# Simplex derailer adjustment



## itspossible (Dec 14, 2010)

--------------------------------------------------------------------------------
I finished the cleaning and repacking of all bearings on the Peugoet ou-9 I bought a few weeks ago and have a question about the derailer. Its a Simplex SX810 and the derailer pully bangs up against the teeth of the second largest gear in the gear cassette. Their doesn't seem to be a way to adjust it so there is more of a gap between the cassette and the derailer pully.

Anyone have a solution for this?

I know Simplex derailers are thought of as junk but before I discard it I thought I'd at least try to adjust it properly.

thanks

r


----------



## Mr. Versatile (Nov 24, 2005)

It's been so many years since I've seen a Simplex that I don't remember the adjustments. On most derailleurs there are 2 limit sews. There's a cam on the inside of the derailleur body that bumps up against the screw when it's at its limit. there's usually one for high gear (smallest cog) ^ one for low gear (largest cog). You'll just have to take a look, find the limit screws & while turning the cranks & spinning the rear wheel, check to see that your adjustment was made correctly. There's also a method to adjust the rear der by adjusting the cable, but it might be a good idea to save that as a backup if the solution I gave doesn't work.
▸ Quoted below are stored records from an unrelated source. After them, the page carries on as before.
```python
class PoolForkFn(Function):

    @staticmethod
    def forward(ctx, x, scale):
        y = Pool2Fn.forward(_NoGradCtx(), x, scale)
        ctx.scale = float(scale)
        ctx.set_materialize_grads(False)
        return x.view_as(x), y

    @staticmethod
    def backward(ctx, gx, gy):
        if gy is None:
            return gx, None
        if gx is None:
            return _bcall(Up2Fn, gy, ctx.scale), None
        return _bcall(UpAddFn, gx, gy, ctx.scale), None


def _dtype_code(dtype):
    return N.F32 if dtype == torch.float32 else N.BF16


def rgb_layout(weight):
    if weight.shape[1] == 3 and weight.shape[0] != 3:
        return 1, 3, weight.shape[0]
    if weight.shape[0] == 3:
        return weight.shape[1], 1, weight.shape[1]
    raise N.SgxError("1x1 convolution is built for the RGB layers (3 channels on one side)")


class RgbInFn(Function):

    @staticmethod
    def forward(ctx, img, weight, bias, wscale, out_dtype):
        img, w = _c(img), _c(weight.detach())
        sj, sc, C = rgb_layout(w)
        B, H, W, _ = img.shape
        y = torch.empty((B, H, W, C), dtype=out_dtype, device=img.device)
        N.check(N.lib().sgx_rgb_in(N.ptr(img), N.ptr(w), sj, sc, float(wscale), N.ptr(None if bias is None else _c(bias.detach())), N.ptr(y),
                                   B * H * W, C, _dtype_code(out_dtype), N.stream()), "sgx_rgb_in")
        ctx.has_bias, ctx.wscale = bias is not None, float(wscale)
        ctx.save_for_backward(img, weight)
        return y

    @staticmethod
    def backward(ctx, g):
        img, weight = ctx.saved_tensors
        g = _c(g)
        gi = gw = gb = None
        if ctx.needs_input_grad[0]:
            gi = _bcall(RgbOutFn, g, weight, None, ctx.wscale)
        if not _DATA_GRAD_ONLY:
            if ctx.needs_input_grad[1]:
                gw = _bcall(RgbWgradFn, img, g, weight, ctx.wscale)
            if ctx.has_bias and ctx.needs_input_grad[2]:
                gb = _bcall(ColSumFn, g, 1.0)
        return gi, gw, gb, None, None


class RgbOutFn(Function):

    @staticmethod
    def forward(ctx, x, weight, bias, wscale):
        x, w = _c(x), _c(weight.detach())
        sj, sc, C = rgb_layout(w)
        B, H, W, Cx = x.shape
        assert Cx == C
        img = torch.empty((B, H, W, 3), dtype=torch.float32, device=x.device)
        N.check(N.lib().sgx_rgb_out(N.ptr(x), N.ptr(w), sj, sc, float(wscale), N.ptr(None if bias is None else _c(bias.detach())), N.ptr(img),
                                    B * H * W, C, N.dt(x), N.stream()), "sgx_rgb_out")
        ctx.has_bias, ctx.wscale = bias is not None, float(wscale)
        ctx.save_for_backward(x, weight)
        return img

    @staticmethod
    def backward(ctx, g):
        x, weight = ctx.saved_tensors
        g = _c(g)
        gx = gw = gb = None
        if ctx.needs_input_grad[0]:
            gx = _bcall(RgbInFn, g, weight, None, ctx.wscale, x.dtype)
        if not _DATA_GRAD_ONLY:
            if ctx.needs_input_grad[1]:
                gw = _bcall(RgbWgradFn, g, x, weight, ctx.wscale)
            if ctx.has_bias and ctx.needs_input_grad[2]:
                gb = _bcall(ColSumFn, g, 1.0)
        return gx, gw, gb, None


RGB_FORK = os.environ.get("SGX_RGB_FORK", "1") != "0"


class RgbOutForkFn(Function):

    @staticmethod
    def forward(ctx, x, weight, bias, wscale):
        img = RgbOutFn.forward(ctx, x, weight, bias, wscale)
        ctx.set_materialize_grads(False)
        return x.view_as(x), img

    @staticmethod
    def backward(ctx, gx, g):
        if g is None:
# ... 671 lines not shown
```

Before: 295.9 img/s.

## Skip discriminator image-gradient kernels in D backward; parallelize rgbconv chain kernel

```diff
diff --git a/stylegan/pytorch_amd/GAN.py b/stylegan/pytorch_amd/GAN.py
--- a/stylegan/pytorch_amd/GAN.py
+++ b/stylegan/pytorch_amd/GAN.py
@@ -64,6 +64,10 @@
 
 
 FUSE_RGB_FADE = os.environ.get("SGX_FUSE_RGB_FADE", "1") != "0"
+
+
+def _d_real_image_grad():
+    return os.environ.get("SGX_D_REAL_IMAGE_GRAD", "0") not in ("0", "")
 
 
 def _nonlinearity(name):
@@ -665,9 +669,14 @@
         self._zero_grads("d", depth)
         side = self._param_stream(two_branches=aux is not None and lazy)
         self._sched_begin("d", depth, side)
+        image_grad = _d_real_image_grad()
+        image_alone = getattr(self.dis, "conditional", None) is False
         try:
-            with F.accumulate_param_grads(), F.param_grad_stream(side):
-                loss.backward()
+            with F.accumulate_param_grads(), F.param_grad_stream(side), F.no_image_grad(image_alone and not image_grad):
+                if image_grad:
+                    loss.backward()
+                else:
+                    loss.backward(inputs=self._d_trainable())
         except BaseException:
             self._sched_abort()
             raise
@@ -696,6 +705,15 @@
         else:
             self.dp.all_reduce_grads((self.dis if kind == "d" else self.gen).parameters())
 
+    def _dis_params(self):
+        d_all = self.__dict__.get("_sgx_dis_params")
+        if d_all is None:
+            d_all = self.__dict__["_sgx_dis_params"] = list(self.dis.parameters())
+        return d_all
+
+    def _d_trainable(self):
+        return [p for p in self._dis_params() if p.requires_grad]
+
     def _d_reduce(self):
         self._reduce("d")
 
@@ -709,10 +727,7 @@
         self._wait_update("g")
         fake_samples = self.gen(noise, depth, alpha, labels)
         self._wait_update("d")
-        d_all = self.__dict__.get("_sgx_dis_params")
-        if d_all is None:
-            d_all = self.__dict__["_sgx_dis_params"] = list(self.dis.parameters())
-        d_params = [p for p in d_all if p.requires_grad]
+        d_params = self._d_trainable()
         for p in d_params:
             p.requires_grad_(False)
         try:
@@ -786,6 +801,7 @@
         self._wait_update("d"); self._wait_update("g")
         key = (kind, int(depth), tuple(noise.shape), tuple(real_batch.shape), tuple(real_batch.stride()), real_batch.dtype,
                self.aux_stream, self.param_stream,
+               _d_real_image_grad(),
                self.dis._diffaug_bits, self.dis.training,
                None if self.dis.diffaug_override is None else self.dis.diffaug_override.data_ptr(),
                (self.dis.ada_target, self.dis.ada_interval, self.dis.ada_kimg) if self._ada_on() else None,
diff --git a/stylegan/pytorch_amd/csrc/rgbconv.hip b/stylegan/pytorch_amd/csrc/rgbconv.hip
--- a/stylegan/pytorch_amd/csrc/rgbconv.hip
+++ b/stylegan/pytorch_amd/csrc/rgbconv.hip
@@ -547,12 +547,22 @@
     }
 }
 
+constexpr int RC_WF_PF = 8;
 __global__ __launch_bounds__(256) void rgbconv_wfinish_kernel(const float* __restrict__ part, float* __restrict__ out, int nblk, int nout) {
     __shared__ float red[256];
     const int tid = threadIdx.x, el = tid & 7, sl = tid >> 3, e = blockIdx.x * 8 + el;
     float s = 0.f;
     if (e < nout)
-        for (int k = sl; k < nblk; k += 32) s += part[(size_t)k * nout + e];
+        for (int k0 = sl; k0 < nblk; k0 += 32 * RC_WF_PF) {
+            float v[RC_WF_PF];
+#pragma unroll
+            for (int u = 0; u < RC_WF_PF; ++u) {
+                const int k = k0 + 32 * u;
+                v[u] = part[(size_t)(k < nblk ? k : nblk - 1) * nout + e];
+            }
+#pragma unroll
+            for (int u = 0; u < RC_WF_PF; ++u) s = k0 + 32 * u < nblk ? s + v[u] : s;
+        }
     red[tid] = s;
     __syncthreads();
     if (tid < 8 && e < nout) {
@@ -562,31 +572,47 @@
     }
 }
 
+constexpr int RC_CHAIN_TERMS = 9 * 32;
+static int rgbconv_chain_blocks(int C) { return C + (C * C * 9 + 255) / 256; }
 __global__ __launch_bounds__(256) void rgbconv_chain_kernel(const float* __restrict__ dwp, const float* __restrict__ w0, float s0, const float* __restrict__ wr,
                                                             float sr, const float* __restrict__ br, float bscale, float* __restrict__ dw0, float* __restrict__ db0,
                                                             float* __restrict__ dwr, float* __restrict__ dbr, int acc, int C) {
+    __shared__ __attribute__((aligned(16))) float prod[4][RC_CHAIN_TERMS];
     const int tid = threadIdx.x;
-    if (dw0) {
-        for (int e = tid; e < C * C * 9; e += 256) {
+    if ((int)blockIdx.x >= C) {
+        const int blk = (int)blockIdx.x - C, e = blk * 256 + tid;
+        if (dw0 && e < C * C * 9) {
             const int o = e / (C * 9), i = (e / 9) % C, tap = e % 9, ky = tap / 3, kx = tap % 3;
             const float* d = dwp + (o * 3 + ky) * 16 + kx * 4;
             float v = s0 * sr * (d[0] * wr[i * 3] + d[1] * wr[i * 3 + 1] + d[2] * wr[i * 3 + 2]);
             if (br) v += s0 * d[3] * br[i] * bscale;
             dw0[e] = (acc & 1) ? dw0[e] + v : v;
         }
-    }
-    if (db0)
-        for (int o = tid; o < C; o += 256) {
-            const float v = dwp[(o * 3 + 1) * 16 + 4 + 3];
-            db0[o] = (acc & 2) ? db0[o] + v : v;
-        }
-    for (int e = tid; e < C * 4; e += 256) {
-        const int i = e >> 2, j = e & 3;
+        if (db0 && blk == 0 && tid < C) {
+            const float v = dwp[(tid * 3 + 1) * 16 + 4 + 3];
+            db0[tid] = (acc & 2) ? db0[tid] + v : v;
+        }
+        return;
+    }
+    if (!dwr && !dbr) return;
+    const int i = (int)blockIdx.x, nterm = 9 * C;
+    for (int t = tid; t < nterm; t += 256) {
+        const int o = t / 9, tap = t - o * 9;
+        const float4 d = *reinterpret_cast<const float4*>(dwp + (o * 3 + tap / 3) * 16 + (tap % 3) * 4);
+        const float w = w0[(o * C + i) * 9 + tap];
+        prod[0][t] = d.x * w; prod[1][t] = d.y * w; prod[2][t] = d.z * w; prod[3][t] = d.w * w;
+    }
+    __syncthreads();
+    if (tid < 4) {
+        const int j = tid;
         float* dst = j < 3 ? (dwr ? dwr + i * 3 + j : nullptr) : (dbr ? dbr + i : nullptr);
-        if (!dst) continue;
+        if (!dst) return;
         float v = 0.f;
-        for (int o = 0; o < C; ++o)
-            for (int tap = 0; tap < 9; ++tap) v += dwp[(o * 3 + tap / 3) * 16 + (tap % 3) * 4 + j] * w0[(o * C + i) * 9 + tap];
+#pragma unroll 6
+        for (int t = 0; t < nterm; t += 4) {
+            const float4 p = *reinterpret_cast<const float4*>(&prod[j][t]);
+            v += p.x; v += p.y; v += p.z; v += p.w;
+        }
         v *= j < 3 ? s0 * sr : s0 * bscale;
         const bool a = j < 3 ? (acc & 4) : (acc & 8);
         *dst = a ? *dst + v : v;
@@ -739,7 +765,7 @@
     SGX_LAUNCH_CHECK("rgbconv_wgrad_kernel");
     hipLaunchKernelGGL(rgbconv_wfinish_kernel, dim3((unsigned)((nout + 7) / 8)), dim3(256), 0, st, (const float*)part, dwp, nblk, nout);
     SGX_LAUNCH_CHECK("rgbconv_wfinish_kernel");
-    hipLaunchKernelGGL(rgbconv_chain_kernel, dim3(1), dim3(256), 0, st, (const float*)dwp, w0, s0, wr, sr, br, bscale, dw0, db0, dwr, dbr, acc, C);
+    hipLaunchKernelGGL(rgbconv_chain_kernel, dim3((unsigned)rgbconv_chain_blocks(C)), dim3(256), 0, st, (const float*)dwp, w0, s0, wr, sr, br, bscale, dw0, db0, dwr, dbr, acc, C);
     SGX_LAUNCH_CHECK("rgbconv_chain_kernel");
     return 0;
 }
diff --git a/stylegan/pytorch_amd/functional.py b/stylegan/pytorch_amd/functional.py
--- a/stylegan/pytorch_amd/functional.py
+++ b/stylegan/pytorch_amd/functional.py
@@ -21,6 +21,23 @@
         yield
     finally:
         _DATA_GRAD_ONLY -= 1
+
+
+_NO_IMAGE_GRAD = 0
+
+
+@contextlib.contextmanager
+def no_image_grad(on=True):
+    global _NO_IMAGE_GRAD
+    _NO_IMAGE_GRAD += 1 if on else 0
+    try:
+        yield
+    finally:
+        _NO_IMAGE_GRAD -= 1 if on else 0
+
+
+def _want_image_grad(ctx, k):
+    return ctx.needs_input_grad[k] and not (_NO_IMAGE_GRAD and not torch.is_grad_enabled())
 
 
 def _c(t):
@@ -697,7 +714,7 @@
         img, w0, b0, wr, br = ctx.saved_tensors
         s0, sr = ctx.cfg
         gz = _c(gz)
-        gi = _bcall(RgbConvAdjFn, gz, w0, wr, br, s0, sr) if ctx.needs_input_grad[0] else None
+        gi = _bcall(RgbConvAdjFn, gz, w0, wr, br, s0, sr) if _want_image_grad(ctx, 0) else None
         gw0 = gb0 = gwr = gbr = None
         if not _DATA_GRAD_ONLY:
             gw0, gb0, gwr, gbr = _bcall_wgrad(img, gz, True, w0, b0, wr, br, s0, sr, ctx.needs_input_grad[1:5])
@@ -970,7 +987,7 @@
         bits, alpha_dev, pimg, wr = ctx.saved_tensors[6:10]
         alpha, beta, ws, bs = ctx.fade
         br = ctx.br_ref()
-        need_img = ctx.needs_input_grad[3]
+        need_img = _want_image_grad(ctx, 3)
         want_w = ctx.needs_input_grad[4] and not _DATA_GRAD_ONLY
         want_b = br is not None and ctx.needs_input_grad[5] and not _DATA_GRAD_ONLY
         gpimg = gwr = gbr = None
@@ -1394,7 +1411,7 @@
         img, weight = ctx.saved_tensors
         g = _c(g)
         gi = gw = gb = None
-        if ctx.needs_input_grad[0]:
+        if _want_image_grad(ctx, 0):
             gi = _bcall(RgbOutFn, g, weight, None, ctx.wscale)
         if not _DATA_GRAD_ONLY:
             if ctx.needs_input_grad[1]:
```

Measured after the change: 299.4 img/s (median of 6 runs). +1.2%, better.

Here's a pic of a Simplex rear der. The 2 screws on the right side of the der body in the pic are the limit screws. https://harriscyclery.net/product/simplex-s001-frame-mount-rear-derailleur-2415.htm Here's another pic of a different model. Limit screws are on the top in this pic. https://mysite.verizon.net/imagelib...erailleur_Retropeugeot.jpg&target=tlx_piccb5i


----------



## cxwrench (Nov 9, 2004)

sounds like what he's talking about is 'b-tension' adjustment, not limit screws. as i remember, simplex derailleurs don't have that adjustment...anyone have a better memory than i do? don't you adjust that w/ chain length?


----------



## itspossible (Dec 14, 2010)

yes, it is the tension adjustment, I actually loosened off the pivot allen bolt and the nut, tightened the tensioner and retightened the alan bolt, this seems to have fixed the problem,. I guess I'll find out in the spring since we're snow bound here until April.

thanks

r


----------



## davez26 (Nov 15, 2010)

I had a Peugeot Gran Sport back long ago, and I do remember having to adjust the spring tension with the allen bolt to get the clearance right. Never thought about chain length though... I would guess that the height the derailuur drops over the distance that might work, 
Check the chain length just for efficiency, and if that is cool, i'd adjust the pivot and ride it.
I road that bike alot and never had a serious shifter issue.


----------